Fluxus Landscape enables users to explore AI ethics consultancies, ethics initiatives at tech companies, governing bodies, AI governance task forces, AI legislation, university research centers, and significant conferences. Innovative and creative initiatives in civil society are especially well represented through a selection of trade associations, non-profits, worker movements, grassroots activist groups, artists, and more. The artist prompts audiences to consider and question where they draw their own boundaries concerning groups that should be included in AI policy conversations. Navigating the map reveals organizations with divergent political and economic agendas demonstrating complex tensions and the difficulties of finding consensus in AI ethics and governance.

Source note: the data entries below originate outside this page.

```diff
+  if (!eh) { ev = sc_add(pv, ev); eh = ph; }
+  if (wv == 0) {
+    const uint64_t pre = lb_wave_lookback_seg(lb.state, tile, lb.epoch, tv, th != 0, SC_SAT);
+    if (lane == 0) {
+      tile_in = pre;
+      atomicAdd(&w.ctr->in_len, (unsigned long long)(wlen[0] + wlen[1] + wlen[2] + wlen[3]));
+    }
+  }
+  __syncthreads();
+  uint64_t run = eh ? ev : sc_add(tile_in, ev);
+  uint32_t o[SC_ITEMS];
+#pragma unroll
+  for (uint32_t k = 0; k < SC_ITEMS; ++k) {
+    if ((heads >> k) & 1u) run = w.sections[sec[k]].clock;
+    const uint64_t endc = run + len[k];
+    o[k] = (uint32_t)run;
+    if (base + k < nstructs) {
+      if (endc > 0xFFFFFFFFull) {
+        raise_err(&w.ctr->err, ERR_DECODE);
+      } else if (((iw[k >> 2] >> (8 * (k & 3u))) & 31u) == REF_SKIP) {
+        atomicAdd(&w.ctr->items, (unsigned long long)len[k]);
+      } else {
+        const bool nh = k + 1 < SC_ITEMS ? ((heads >> ((k + 1) & 15u)) & 1u) != 0 : nsec != sec[k];
+        const uint32_t ni = k + 1 < SC_ITEMS ? (iw[((k + 1) & 15u) >> 2] >> (8 * ((k + 1) & 3u))) & 31u : ninfo;
+        if (base + k + 1 == nstructs || nh || ni == REF_SKIP) atomicMax(&w.cl_state[w.sections[sec[k]].cidx], (uint32_t)endc);
+      }
+    }
+    run = sc_add(run, len[k]);
+  }
+  if (vec && full) {
+#pragma unroll
+    for (uint32_t k = 0; k < SC_ITEMS / 4; ++k)
+      ((uint4*)(w.s_clock + base))[k] = make_uint4(o[4 * k], o[4 * k + 1], o[4 * k + 2], o[4 * k + 3]);
+  } else {
+#pragma unroll
+    for (uint32_t k = 0; k < SC_ITEMS; ++k)
+      if (base + k < nstructs) w.s_clock[base + k] = o[k];
+  }
+}
 
 void launch_struct_decode(const Work& w, uint32_t nstructs, hipStream_t s) {
   if (!nstructs) return;
@@ -3221,18 +3334,31 @@
   const uint32_t c = blockIdx.x * blockDim.x + threadIdx.x;
   if (c < w.ctr->nclients) apply_caps_at(w, c);
 }
-__global__ void k_state_totals(Work w, uint32_t nstructs) {
+__global__ void k_state_totals(Work w, uint32_t nstructs, uint32_t lenscan) {
   w.ctr->units = w.cl_base[w.ctr->nclients];
-  w.ctr->in_len = w.s_lenscan[nstructs];
+  if (lenscan) w.ctr->in_len = w.s_lenscan[nstructs];
 }
 void launch_struct_clocks(const Work& w, uint32_t nstructs, hipStream_t s) {
   if (nstructs) hipLaunchKernelGGL(k_struct_clock, dim3((nstructs + 255) / 256), dim3(256), 0, s, w, nstructs, 0u);
 }
 void launch_states(const Work& w, uint32_t nstructs, uint32_t nsections, hipStream_t s) {
-  if (nstructs) hipLaunchKernelGGL(k_struct_clock, dim3((nstructs + 255) / 256), dim3(256), 0, s, w, nstructs, 1u);
+  bool scanned = false;
+  if (nstructs && !env_off("YCRDT_CLOCK_SCAN")) {
+    const uint32_t tiles = (nstructs + SC_TILE - 1) / SC_TILE;
+    const uint32_t vec = (((uintptr_t)w.s_len | (uintptr_t)w.s_sec | (uintptr_t)w.s_info | (uintptr_t)w.s_clock) & 15u) == 0;
+    LbChains lb;
+    if (lb_launch(tiles, 1, s, lb)) {
+      hipLaunchKernelGGL(k_clock_scan, dim3(tiles), dim3(256), 0, s, w, nstructs, vec, lb);
+      scanned = true;
+    }
+  }
+  if (nstructs && !scanned) {
+    launch_struct_lenscan(w, nstructs, s);
+    hipLaunchKernelGGL(k_struct_clock, dim3((nstructs + 255) / 256), dim3(256), 0, s, w, nstructs, 1u);
+  }
   if (w.capped && nsections) hipLaunchKernelGGL(k_apply_caps, dim3(nsections / 256 + 1), dim3(256), 0, s, w);
   scan_u32_to_u64(w.tmp, w.tmp_bytes, w.cl_state, w.cl_base, nsections + 1, s);
-  hipLaunchKernelGGL(k_state_totals, dim3(1), dim3(1), 0, s, w, nstructs);
+  hipLaunchKernelGGL(k_state_totals, dim3(1), dim3(1), 0, s, w, nstructs, scanned ? 0u : 1u);
 }
 
 constexpr uint32_t DT_LANES = 256, DT_SMALL = 4096;
diff --git a/crdt_amd/csrc/yc_engine.hip b/crdt_amd/csrc/yc_engine.hip
--- a/crdt_amd/csrc/yc_engine.hip
+++ b/crdt_amd/csrc/yc_engine.hip
@@ -1124,11 +1124,11 @@
   } else {
   launch_struct_decode(w, nstructs, s);
   mark(e, "decode.clocks");
-  launch_struct_lenscan(w, nstructs, s);
   if (!lazy) {
     fill_u32_multi({{w.cl_start, (uint64_t)nsections + 1, 0u}, {w.cl_state, (uint64_t)nsections + 1, 0u}}, s);
     launch_states(w, nstructs, nsections, s);
   } else {
+    launch_struct_lenscan(w, nstructs, s);
     HIPCHK(hipMemsetAsync(w.cl_start, 0, sizeof(uint32_t) * (nsections + 1), s));
     launch_struct_clocks(w, nstructs, s);
   }
diff --git a/crdt_amd/csrc/yc_work.h b/crdt_amd/csrc/yc_work.h
--- a/crdt_amd/csrc/yc_work.h
+++ b/crdt_amd/csrc/yc_work.h
@@ -365,6 +365,40 @@
   if (lane == 0) __hip_atomic_store(&state[tile], ep | (2ull << 40) | ((pre + agg) & LB_VAL), __ATOMIC_RELAXED, __HIP_MEMORY_SCOPE_AGENT);
   return pre;
 }
+__device__ __forceinline__ uint64_t lb_wave_lookback_seg(unsigned long long* __restrict__ state, uint32_t tile, uint32_t epoch, uint64_t agg,
+                                                         bool head, uint64_t sat) {
+  const uint32_t lane = threadIdx.x & 63;
+  const unsigned long long ep = (unsigned long long)epoch << 42;
+  if (tile == 0) {
+    if (lane == 0) __hip_atomic_store(&state[0], ep | (2ull << 40) | agg, __ATOMIC_RELAXED, __HIP_MEMORY_SCOPE_AGENT);
+    return 0;
+  }
+  if (lane == 0) __hip_atomic_store(&state[tile], ep | ((head ? 2ull : 1ull) << 40) | agg, __ATOMIC_RELAXED, __HIP_MEMORY_SCOPE_AGENT);
+  uint64_t pre = 0;
+  for (int64_t j = (int64_t)tile - 1;; j -= 64) {
+    const int64_t me = j - (int64_t)lane;
+    uint32_t st = 2;
+    uint64_t val = 0;
+    if (me >= 0) {
+      unsigned long long x;
+      while (((x = __hip_atomic_load(&state[me], __ATOMIC_RELAXED, __HIP_MEMORY_SCOPE_AGENT)) >> 42) != epoch)
+        __builtin_amdgcn_s_sleep(1);
+      st = (uint32_t)(x >> 40) & 3u;
+      val = x & LB_VAL;
+    }
+    const uint64_t done = __ballot(st == 2);
+    const uint32_t stop = (uint32_t)__ffsll((long long)done) - 1;
+    uint64_t part = lane <= stop ? val : 0ull;
+    for (uint32_t off = 32; off > 0; off >>= 1) part += __shfl_xor(part, off);
+    pre = pre + part < sat ? pre + part : sat;
+    if (done) break;
+  }
+  if (!head && lane == 0) {
+    const uint64_t inc = pre + agg < sat ? pre + agg : sat;
+    __hip_atomic_store(&state[tile], ep | (2ull << 40) | inc, __ATOMIC_RELAXED, __HIP_MEMORY_SCOPE_AGENT);
+  }
+  return pre;
+}
 
 __device__ __forceinline__ uint64_t client_hash(uint64_t k) {
   k ^= k >> 30; k *= 0xBF58476D1CE4E5B9ull;
```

The map was created on network mapping platform Kumu and was edited and refined with feedback from over 20 individuals from a variety of sectors. It is shared publicly through Creative Commons license CC BY-SA 4.0 and encourages collaboration and building upon the work. Kumu users may make a replica of the map and edit or add their own data for analytical studies.

Explore Fluxus Landscape


Şerife Wong is a Bay Area artist and AI ethics advocate. In 2018, she founded Icarus Salon, an initiative to enrich the dialogue on the ethics of emerging technology. She created the Impact Residency at Autodesk’s Pier 9 Technology Center (2015-2018) where she worked with over 100 leading creative technologists exploring the future of robotics, AR/VR, engineering, 3D printing, and architecture. Şerife Wong has also worked on the development team at the Electronic Frontier Foundation. As an artist, she has had solo art exhibits in New York, Vienna, and Mexico City, and exhibited internationally at venues such as Art Basel Miami, Shanghai Art Fair, FIAC Paris, ARCO Madrid, and Art Cologne. In 2019, she was a jury member at Ars Electronica for STARTS, the grand prize of the European Commission honoring Innovation in Technology, Industry and Society stimulated by the Arts and was on the scientific advisory panel for USAID on the future use of AI to address humanitarian challenges.

Founded in 1954, the Center for Advanced Study in the Behavioral Sciences (CASBS) at Stanford University is renowned as a place where deep thinkers from diverse disciplines and communities come together to confront critical issues of our time. At CASBS, boundaries and assumptions are challenged and cross-disciplinary thinking is the norm. The Center has hosted generations of distinguished scholars and scientists who, in the spirit of collaboration, form an enduring community that advances our understanding of the full range of human beliefs, behaviors, interactions, and institutions.